Other formatting issues[edit]

  • Wikipedia does not use ordinal suffixes, articles, or of, or put a comma between month and year. The following formats are unacceptable: February 14th, 14th February, the 14th of February, October of 1976, and October, 1976.*Date ranges are preferably given with minimal repetition (5–7 January 1979; September 21–29, 2002), using an unspaced en dash. If the autoformatting function is used, the opening and closing dates of the range must both be displayed in full and be separated by a spaced en dash.
  • Rarely, a night may be expressed in terms of the two contiguous dates using a slash (the bombing raids of the night of 30/31 May 1942); this cannot be done using the autoformatting function.

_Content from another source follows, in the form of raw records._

class FbankExtractor:

    def __init__(self, device, sample_rate: int = 16000, n_mel_bins: int = 80, frame_length_ms: float = 25.0,
# ... 25 lines not shown
            starts.append(st), lens.append(ln), woffs.append(len(wts))
            wts.extend(banks[m, st:st + ln].astype(np.float32).tolist())
        dev = self.device
        self.window = torch.tensor(window, dtype=torch.float32, device=dev)
        self.tw_re = torch.tensor(np.cos(ang), dtype=torch.float32, device=dev)
        self.tw_im = torch.tensor(-np.sin(ang), dtype=torch.float32, device=dev)
        self.mel_start = torch.tensor(starts, dtype=torch.int32, device=dev)
        self.mel_len = torch.tensor(lens, dtype=torch.int32, device=dev)
        self.mel_woff = torch.tensor(woffs, dtype=torch.int32, device=dev)
        self.mel_w = torch.tensor(wts if wts else [0.0], dtype=torch.float32, device=dev)
        self._plans = {}

    def n_frames(self, n_samples: int) -> int:
        return 0 if n_samples < self.win_len else 1 + (n_samples - self.win_len) // self.shift

    def batch(self, wave: torch.Tensor, n_samples: Sequence[int], sample_off: Optional[Sequence[int]] = None):
        ops._dev(wave)
        if wave.dtype != torch.float32 or not wave.is_contiguous():
            raise ops.Js2tError("fbank: waveform buffer must be contiguous float32")
        U = len(n_samples)
        if sample_off is None:
            stride = wave.shape[-1] if wave.dim() == 2 else 0
            sample_off = [u * stride for u in range(U)]
        if wave.numel() < max(o + n for o, n in zip(sample_off, n_samples)):
            raise ops.Js2tError("fbank: waveform buffer shorter than sample_off + n_samples")
        key = (tuple(int(n) for n in n_samples), tuple(int(o) for o in sample_off))
        plan = self._plans.get(key)
        if plan is None:
            frames = [self.n_frames(int(n)) for n in n_samples]
            foff = np.concatenate([[0], np.cumsum(frames)]).astype(np.int64)
            plan = (frames, torch.tensor(list(sample_off), dtype=torch.int64, device=self.device),
                    torch.tensor(foff, dtype=torch.int64, device=self.device), int(foff[-1]))
            if len(self._plans) > 64:
                self._plans.clear()
            self._plans[key] = plan
        frames, d_soff, d_foff, total = plan
        return self.batch_tables(wave, d_soff, d_foff, U, total), d_foff, frames

    def batch_tables(self, wave: torch.Tensor, d_soff: torch.Tensor, d_foff: torch.Tensor, U: int, total_cap: int) -> torch.Tensor:
        ops._dev(wave, d_soff, d_foff)
        total = int(total_cap)
        feat = torch.empty((total, self.n_mel), dtype=torch.float32, device=self.device)
        check(lib().js2t_fbank(_p(wave), _p(d_soff), _p(d_foff), C.c_int32(U), C.c_int64(total), _p(self.window),
                               _p(self.tw_re), _p(self.tw_im), _p(self.mel_start), _p(self.mel_len), _p(self.mel_woff),
                               _p(self.mel_w), _p(feat), C.c_int32(self.win_len), C.c_int32(self.shift), C.c_int32(self.n_fft),
                               C.c_int32(self.n_mel), C.c_float(2.0**15), C.c_float(self.preemph),
                               C.c_float(float(np.finfo(np.float32).eps)), _stream()), "js2t_fbank")
        return feat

  • Yearless dates (5 March, March 5) are inappropriate unless the year is obvious from the context or irrelevant ("January 1 is New Year's Day").
  • ISO 8601 dates (1976-05-12) are uncommon in English prose, and are generally not used in Wikipedia. However, they may be useful in long lists and tables for concision and ease of comparison. Note that this is a YYYY-MM-DD format, never YYYY-DD-MM, and retains leading zeroes.
  • Wikipedia has articles on days of the year, years, decades, centuries and millennia. Link to one of these pages only if it is likely to deepen readers' understanding of a topic. Piped links to pages that are more focused on a topic are possible ([[1997 in South African sport|1997]]), but cannot be used in full dates, where they break the date-linking function.